We have seen that creating an "is vegan" classifier using UMD dining hall nutrition facts works pretty well. Although the nutritional content of UMD dining hall food may vary from those foods that are not mass-produced, it still generalizes well. We minimized loss to the best of our ability, with the only errors in our classifier being for foods that contained honey. Honey is difficult to detect as a non-vegan ingredient because it only affects sugar content whereas most non-vegan foods have higher levels of sodium, cholesterol, protein, fat, and calories than vegan foods.

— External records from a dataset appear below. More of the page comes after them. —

#ifndef SRBD_QUAD_WPE
#define SRBD_QUAD_WPE 4
#endif
template <int KIND, int HT, int ST, bool CEMT, bool EXT, int FM = 0, bool KS = false, bool GEN = false>
__global__ void __launch_bounds__(512) __attribute__((amdgpu_waves_per_eu(SRBD_QUAD_WPE))) rollout_quad_kernel(
                                                           const std::conditional_t<KS, StepInputK, KsNone> ksi,
                                                           const ModelConst mc, const StepInput* __restrict__ in_dev,
                                                           const float* __restrict__ noise, float* __restrict__ costs,
                                                           float* __restrict__ recs, int rec_stride,
    const RngJob next_rng, int nroll, const GroupArgs grp) {
    const StepInput* __restrict__ in;
    if constexpr (KS) {
        (void)ksi;
        const auto ka = (const __attribute__((address_space(4))) StepInput*)__builtin_amdgcn_kernarg_segment_ptr();
        in = (const StepInput*)ka;
        if (blockIdx.x == 0) {
            const auto src = (const __attribute__((address_space(4))) uint32_t*)ka;
            uint32_t* dst = reinterpret_cast<uint32_t*>(const_cast<StepInput*>(in_dev));
            for (int i = threadIdx.x; i < (int)(sizeof(StepInputK) / 4); i += blockDim.x) dst[i] = src[i];
        }
    } else {
        in = in_dev;
    }
    if (grp.gate && (*grp.gate & ARM_CANCEL)) {
        if (FM && blockIdx.x == 0 && threadIdx.x == 0)
            __hip_atomic_store(grp.flag, grp.seq | ARM_CANCEL, __ATOMIC_RELAXED, __HIP_MEMORY_SCOPE_SYSTEM);
        return;
    }
    SRBD_RSTAMP(0);
#if SRBD_PRIO
    if ((int)blockIdx.x < nroll && nroll >= SRBD_PRIO_MIN) __builtin_amdgcn_s_setprio(SRBD_PRIO);
#endif
    if ((int)blockIdx.x >= nroll) {
        rng_items(mc, in, next_rng, ((int)blockIdx.x - nroll) * (int)blockDim.x + (int)threadIdx.x,
                  ((int)gridDim.x - nroll) * (int)blockDim.x);
        SRBD_RSTAMP(5);
        return;
    }

    constexpr bool CT = HT > 0 && (KIND == SRBD_ZERO_ORDER || ST > 0);
    const int SPB = (int)blockDim.x >> 2;
    const int H = CT ? HT : mc.H;
    const int S = CT ? ST : mc.S;
    const int PL = CT ? (KIND == SRBD_ZERO_ORDER ? 3 * HT : (KIND == SRBD_LINEAR_SPLINE ? 3 * (ST + 1) : 12 * ST))
                      : mc.PL;
    constexpr bool ZST = CT && KIND == SRBD_ZERO_ORDER && !EXT && HT <= 12;
    static_assert(!GEN || (ZST && HT % 4 == 0 && !CEMT), "GEN: the zero-order LDS-staged form, H % 4 == 0");
    constexpr int PCT = ZST ? 12 * HT : 1;
    constexpr int ZSTR = PCT + 1;
    __shared__ __attribute__((aligned(16))) float zst[ZST ? (64 * ZSTR > GROUP_LDS_FLOATS ? 64 * ZSTR : GROUP_LDS_FLOATS) : 1];
    __shared__ float bls[ZST ? PCT : 1];
    __shared__ float sls[ZST && CEMT ? PCT : 1];
    const int tid = threadIdx.x;
    const int q4 = tid & 3;
    const int c = q4 < 3 ? q4 : 2;
    const int sib = tid >> 2;
    const int k = blockIdx.x * SPB + sib;
    const bool valid = k < mc.n_local;
    const size_t ldn = (size_t)mc.ldn;
    const float* __restrict__ nz = noise + k;
    const float* __restrict__ best = in->best;
    const bool zs = CEMT && zs_scaled(mc, in);

    const QuadLane L = quad_lane(mc, c);
    const float Qp = sel3(c, mc.Q[0], mc.Q[1], mc.Q[2]), Qv = sel3(c, mc.Q[3], mc.Q[4], mc.Q[5]);
    const float Qr = sel3(c, mc.Q[6], mc.Q[7], mc.Q[8]), Qw = sel3(c, mc.Q[9], mc.Q[10], mc.Q[11]);
    const float* st = in->state;
    const float* rf = in->ref;
    const float rp = sel3(c, rf[0], rf[1], rf[2]), rv = sel3(c, rf[3], rf[4], rf[5]);
    const float rr = sel3(c, rf[6], rf[7], rf[8]), rw = sel3(c, rf[9], rf[10], rf[11]);
    float feet[4];
#pragma unroll
    for (int l = 0; l < 4; ++l) feet[l] = sel3(c, st[12 + 3 * l], st[13 + 3 * l], st[14 + 3 * l]);
    float p = sel3(c, st[0], st[1], st[2]), v = sel3(c, st[3], st[4], st[5]);
    float r = sel3(c, st[6], st[7], st[8]), w = sel3(c, st[9], st[10], st[11]);
    float cost = 0.0f;
    const float rwc = sel3(c, mc.cost_r[0], mc.cost_r[1], mc.cost_r[2]);
    float fprev[4];
    constexpr bool LEGP = !EXT;
    const int lq = q4;
    uint32_t lmask[4];
#pragma unroll
    for (int l = 0; l < 4; ++l) lmask[l] = lq == l ? ~0u : 0u;
    float footL[3];
#pragma unroll
    for (int q = 0; q < 3; ++q) footL[q] = st[12 + 3 * lq + q];
    constexpr int NCL = ZST ? HT : 1;
    float clreg[NCL];
    if constexpr (ZST) {
#pragma unroll
        for (int n = 0; n < HT; ++n) clreg[n] = in->contact[lq][n];
    }

    constexpr int NPRE = !CT ? 1 : (KIND == SRBD_ZERO_ORDER ? HT : (KIND == SRBD_LINEAR_SPLINE ? ST + 1 : 4 * ST));
    float pre[LEGP ? 3 : 4][NPRE];
    const int cblk = LEGP ? lq * PL
                          : (KIND == SRBD_ZERO_ORDER ? c * HT : (KIND == SRBD_LINEAR_SPLINE ? c * (ST + 1) : 4 * c));
    const auto nrs = __builtin_amdgcn_make_buffer_rsrc((void*)noise, (short)0, mc.P * mc.ldn * 4, 0x00020000);
    const int voff = (cblk * mc.ldn + k) * 4;
    const float* __restrict__ bl = best + cblk;
    const float* __restrict__ sl = in->sigma + cblk;
    if constexpr (ZST) {
        for (int j = tid; j < PCT; j += 256) {
            bls[j] = best[j];
            if constexpr (CEMT) sls[j] = in->sigma[j];
        }
    }
    auto load_slot = [&](const int i) __attribute__((always_inline)) {
#pragma unroll
        for (int l = 0; l < (LEGP ? 3 : 4); ++l) {
            const int jr = LEGP ? (KIND == SRBD_ZERO_ORDER ? l * HT + i
                                   : (KIND == SRBD_LINEAR_SPLINE ? l * (ST + 1) + i : 10 * (i >> 2) + 4 * l + (i & 3)))
                                : l * PL + (KIND == SRBD_CUBIC_SPLINE ? 10 * (i >> 2) + (i & 3) : i);
#ifdef SRBD_DIAG_NOLOAD
            const float nzv = (float)(voff + jr * mc.ldn) * 1e-9f;
#else
            const float nzv = __uint_as_float(__builtin_amdgcn_raw_buffer_load_b32(nrs, voff, jr * mc.ldn * 4, 0));
#endif
            if constexpr (ZST) {
                pre[l][i] = nzv;
            } else if constexpr (CEMT) {
                const float sj = sl[jr];
                pre[l][i] = bl[jr] + nzv * (zs ? sj : 1.0f);
            } else {
                pre[l][i] = bl[jr] + nzv;
            }
        }
    };
    constexpr int PW = (EXT && KIND == SRBD_ZERO_ORDER) ? (NPRE < 4 ? NPRE : 4) : NPRE;
    constexpr int CLEAD = 2;
    constexpr bool CWIN = CT && CEMT && KIND == SRBD_CUBIC_SPLINE && ST > 1;
    if constexpr (GEN) {
    } else if constexpr (CWIN) {
#pragma unroll
        for (int i = 0; i < 4; ++i) load_slot(i);
    } else if constexpr (CT) {
#pragma unroll
        for (int i = 0; i < PW; ++i) load_slot(i);
    }
    if constexpr (ZST) {
        asm volatile("s_waitcnt lgkmcnt(0)" ::: "memory");
        __builtin_amdgcn_s_barrier();
    }

    float dep = p;
    auto gen4 = [&](const int s, auto is) __attribute__((always_inline)) {
        const int r = mc.row0 + k;
        const bool live = r > 0 && valid;
        const uint32_t d = (uint32_t)(r - 1);
#pragma unroll
        for (int q = 0; q < 3; ++q) {
            uint32_t cc[4] = {d, (uint32_t)(lq * (PL / 4) + q * (HT / 4) + s), is->ctr_lo, is->ctr_hi};
            philox4x32_10(cc, is->seed_lo, is->seed_hi);
            float v[4];
            box_muller(cc[0], cc[1], v[0], v[1]);
            box_muller(cc[2], cc[3], v[2], v[3]);
#pragma unroll
            for (int i = 0; i < 4; ++i) pre[q][(4 * s + i) % NPRE] = live ? mc.sigma_mppi * v[i] : 0.0f;
        }
    };
    auto step = [&](const int n, auto EX) __attribute__((always_inline)) {
        if constexpr (GEN)
            if (n % 4 == 0) gen4(n / 4, step_ptr(in, cost));
        if constexpr (CT && PW < NPRE)
            if (n + PW < NPRE) load_slot(n + PW);
        if constexpr (CWIN) {
#pragma unroll
            for (int q = 1; q < (CWIN ? ST : 1); ++q) {
                const int at = q * HT / ST - CLEAD;
                if (n == (at > 0 ? at : 0))
#pragma unroll
                    for (int i = 4 * q; i < 4 * q + 4; ++i) load_slot(i);
            }
        }
        const auto is = step_ptr(in, dep);
        float cl[4] = {0.0f, 0.0f, 0.0f, 0.0f};
        if constexpr (!ZST)
#pragma unroll
            for (int l = 0; l < 4; ++l) cl[l] = is->contact[l][n];
        const float fref = is->fzref[n];
        const float dt = mc.dts[n];
        const float sq = mc.sq[n], somq = mc.somq[n], sa = mc.sa[n], sb = mc.sb[n], scc = mc.sc[n], sd = mc.sd[n];
        const int idx = CT && KIND != SRBD_ZERO_ORDER ? chunk_index(n, HT, ST) : mc.sidx[n];
        float temp, temp2, ex = 0.0f;
        if constexpr (LEGP) {
            const float clq = ZST ? clreg[ZST ? n : 0]
                                  : __uint_as_float((__float_as_uint(cl[0]) & lmask[0]) | (__float_as_uint(cl[1]) & lmask[1]) |
                                                    (__float_as_uint(cl[2]) & lmask[2]) | (__float_as_uint(cl[3]) & lmask[3]));
            const int lbase = lq * PL;
            auto PQ = [&](int q, int i, int j) {
                if constexpr (ZST) {
                    if constexpr (CEMT) return bls[lbase + j] + pre[q][i] * (zs ? sls[lbase + j] : 1.0f);
                    return bls[lbase + j] + pre[q][i];
                } else if constexpr (CT) {
                    return pre[q][i];
                } else {
                    const float z = nz[(size_t)(lbase + j) * ldn];
                    return best[lbase + j] + (zs ? z * in->sigma[lbase + j] : z);
                }
            };
            float rq[3];
#pragma unroll
            for (int q = 0; q < 3; ++q) {
                if (KIND == SRBD_ZERO_ORDER) {
                    rq[q] = PQ(q, n, n + q * H);
                } else if (KIND == SRBD_LINEAR_SPLINE) {
                    const int o = idx + q * (S + 1);
                    rq[q] = somq * PQ(q, idx, o) + sq * PQ(q, idx + 1, o + 1);
                } else {
                    const int o = 10 * idx + 4 * q;
                    const float p0 = PQ(q, 4 * idx, o), p1 = PQ(q, 4 * idx + 1, o + 1), p2 = PQ(q, 4 * idx + 2, o + 2),
                                p3 = PQ(q, 4 * idx + 3, o + 3);
                    const float phi = 0.5f * ((p2 - p1) + (p1 - p0));
                    const float phin = 0.5f * ((p3 - p2) + (p2 - p1));
                    rq[q] = sa * p1 + sb * phi + scc * p2 + sd * phin;
                }
            }
            const float fz = clamp_cs((fref + rq[2]) * clq, mc.grf_min, mc.grf_max);
            const float lo = mc.neg_mu * fz, hi = mc.mu * fz;
            const float fx = clamp_cs(third(rq[0] * clq), lo, hi), fy = clamp_cs(third(rq[1] * clq), lo, hi);
            const float vx = footL[0] - qp<QP_B0>(p), vy = footL[1] - qp<QP_B1>(p), vz = footL[2] - qp<QP_B2>(p);
            float sm[6] = {fx * clq, fy * clq, fz * clq, ((-vz) * fy + vy * fz) * clq, (vz * fx + (-vx) * fz) * clq,
                           ((-vy) * fx + vx * fy) * clq};
#pragma unroll
            for (int i = 0; i < 6; ++i) {
                sm[i] = sm[i] + qp<QP_XOR1>(sm[i]);
                sm[i] = sm[i] + qp<QP_XOR2>(sm[i]);
            }
            temp = sel3(c, sm[0], sm[1], sm[2]);
            temp2 = sel3(c, sm[3], sm[4], sm[5]);
            dep = sm[5];
            quad_rb_apply3(mc, L, quad_rb_prep(L, r, w), temp, sm[3], sm[4], sm[5], dt, p, v, r, w);
        } else {
        float tf[4], tt[4];
#pragma unroll
        for (int l = 0; l < 4; ++l) {
            const int base = l * PL;
            auto P = [&](int i, int j) {
                if constexpr (CT) {
                    return pre[l][i];
                } else {
                    const float z = nz[(size_t)(base + j) * ldn];
                    return best[base + j] + (zs ? z * in->sigma[base + j] : z);
                }
            };
            float raw;
            if (KIND == SRBD_ZERO_ORDER) {
                raw = P(n, n + c * H);
            } else if (KIND == SRBD_LINEAR_SPLINE) {
                const int o = idx + c * (S + 1);
                raw = somq * P(idx, o) + sq * P(idx + 1, o + 1);
            } else {
                const int o = 10 * idx + 4 * c;
                const float p0 = P(4 * idx, o), p1 = P(4 * idx + 1, o + 1), p2 = P(4 * idx + 2, o + 2),
                            p3 = P(4 * idx + 3, o + 3);
                const float phi = 0.5f * ((p2 - p1) + (p1 - p0));
                const float phin = 0.5f * ((p3 - p2) + (p2 - p1));
                raw = sa * p1 + sb * phi + scc * p2 + sd * phin;
            }
            float zp = clamp_cs((fref + raw) * cl[l], mc.grf_min, mc.grf_max);
            const float xy = third(raw * cl[l]);
            const float fz = qp<QP_B2>(c == 2 ? zp : xy);
            const float f = c == 2 ? fz : clamp_cs(xy, mc.neg_mu * fz, mc.mu * fz);
            tf[l] = f * cl[l];
            tt[l] = quad_cross(feet[l] - p, f) * cl[l];
            if constexpr (decltype(EX)::value) {
                const float u = c == 2 ? f - (cl[l] != 0.0f ? fref : 0.0f) : f;
                float term = (u * rwc) * u;
                if (n > 0) {
                    const float d = f - fprev[l];
                    term = term + (d * mc.cost_smooth) * d;
                }
                {
                    float vv = fabsf(xy) - mc.mu * fz;
                    vv = vv > 0.0f ? vv : 0.0f;
                    const float cone = (vv * mc.cost_cone) * vv;
                    term = c < 2 ? term + cone : term;
                }
                ex = ex + term;
                fprev[l] = f;
            }
        }
        temp = (tf[0] + tf[1]) + (tf[2] + tf[3]);
        temp2 = (tt[0] + tt[1]) + (tt[2] + tt[3]);
        dep = temp2;
        quad_rigid_body(mc, L, temp, temp2, dt, p, v, r, w);
        }
        const float ep = p - rp, ev = v - rv, er_ = r - rr, ew = w - rw;
        const float tp = (ep * Qp) * ep, tv = (ev * Qv) * ev, tr = (er_ * Qr) * er_, tw = (ew * Qw) * ew;
        cost = cost + (((tp + tv) + tr) + tw);
        if constexpr (decltype(EX)::value) {
            cost = cost + ex;
            asm volatile("" : "+v"(cost));
        }
    };
    auto horizon = [&](auto EX) __attribute__((always_inline)) {
        if constexpr (CT) {
            unroll_seq([&](auto nc) { step(decltype(nc)::value, EX); },
                       std::make_integer_sequence<int, (CT ? HT : 1)>{});
        } else {
            for (int n = 0; n < H; ++n) step(n, EX);
        }
    };
    horizon(std::bool_constant<EXT>{});
    SRBD_RSTAMP(2);
    cost = (qp<QP_B0>(cost) + qp<QP_B1>(cost)) + qp<QP_B2>(cost);
    cost = cost + in->cost_feet;
    if (isnan(cost) || isinf(cost)) cost = 1000000.0f;
    if (valid && q4 == 0 && costs) costs[k] = cost;
    if constexpr (ZST) {
#pragma unroll
        for (int q = 0; q < 3; ++q)
#pragma unroll
            for (int i = 0; i < NPRE; ++i) zst[sib * ZSTR + lq * PL + q * HT + i] = pre[q][i];
    }
#ifdef SRBD_DIAG_NOEPI
    if (tid == 0) recs[blockIdx.x] = cost;
    return;
#endif
    const bool glast = block_epilogue<CEMT, ZST>(mc, in, SPB, q4 == 0 ? sib : -1, valid, cost, noise, recs, rec_stride,
                                                 0.0f, grp, nroll, ZST ? zst : nullptr, ZSTR);
    if constexpr (FM && ZST && !CEMT) {
        if (FM == 1 && grp.fast) {
            if (glast) fast_tail(mc, in, noise, recs, rec_stride, grp, nroll, zst);
        } else if (glast) {
            final_merge<256, FM == 2>(mc, in, noise, rec_stride, grp, zst);
        }
    }
    SRBD_RSTAMP(5);
}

It would be nearly impossible to train a 100% accurate vegan classifier without reading every ingredient for each food, and given our lack of perfect accuracy we would like to issue a word of caution for anyone using our classifier to choose their vegan meals. However, the model is likely safe for filtering out the majority of non-vegan foods, as we saw that no vegan food was accidentally labeled as non-vegan.

This project also sought to improve access to the UMD dining hall nutrition database. You no longer need to click between 10 different pages to find the nutrition facts for a particular food. The foods are also no longer separated by meal type, so it is easier to see all of the relevant data on one page. Vital allergen information for each food has also been maintained in our dataframe, and it would not be difficult to extend the present scraping to include information about whether a food is gluten-free, halal, etc.

It is also much easier to calculate one's daily nutritional intake with all of the data being provided in one place. It would also be easy to build classifiers for other diets in the future like an "is Keto" or "is low-carb" model now that the data is more accesible. Adding new foods to the UMD dining hall database is also much easier using a central dataframe in place of the dining hall's questionable web interface. It would be great to see UMD use a similar approach to nutrition data management.

Many universities use "NetNutrition" to assist in nutritional value calculations for students, and it would be nice to have a similar mechanism for tracking nutrition facts (as this is a very cumbersome process using the existing UMD dining hall web database). With such a highly-ranked computer science program, we would hope to see more user-friendly databases in use. Even though nutritional values would still need to be calculated manually, our database makes it much easier to view the facts for each food and does not require navigating through several pages for each search.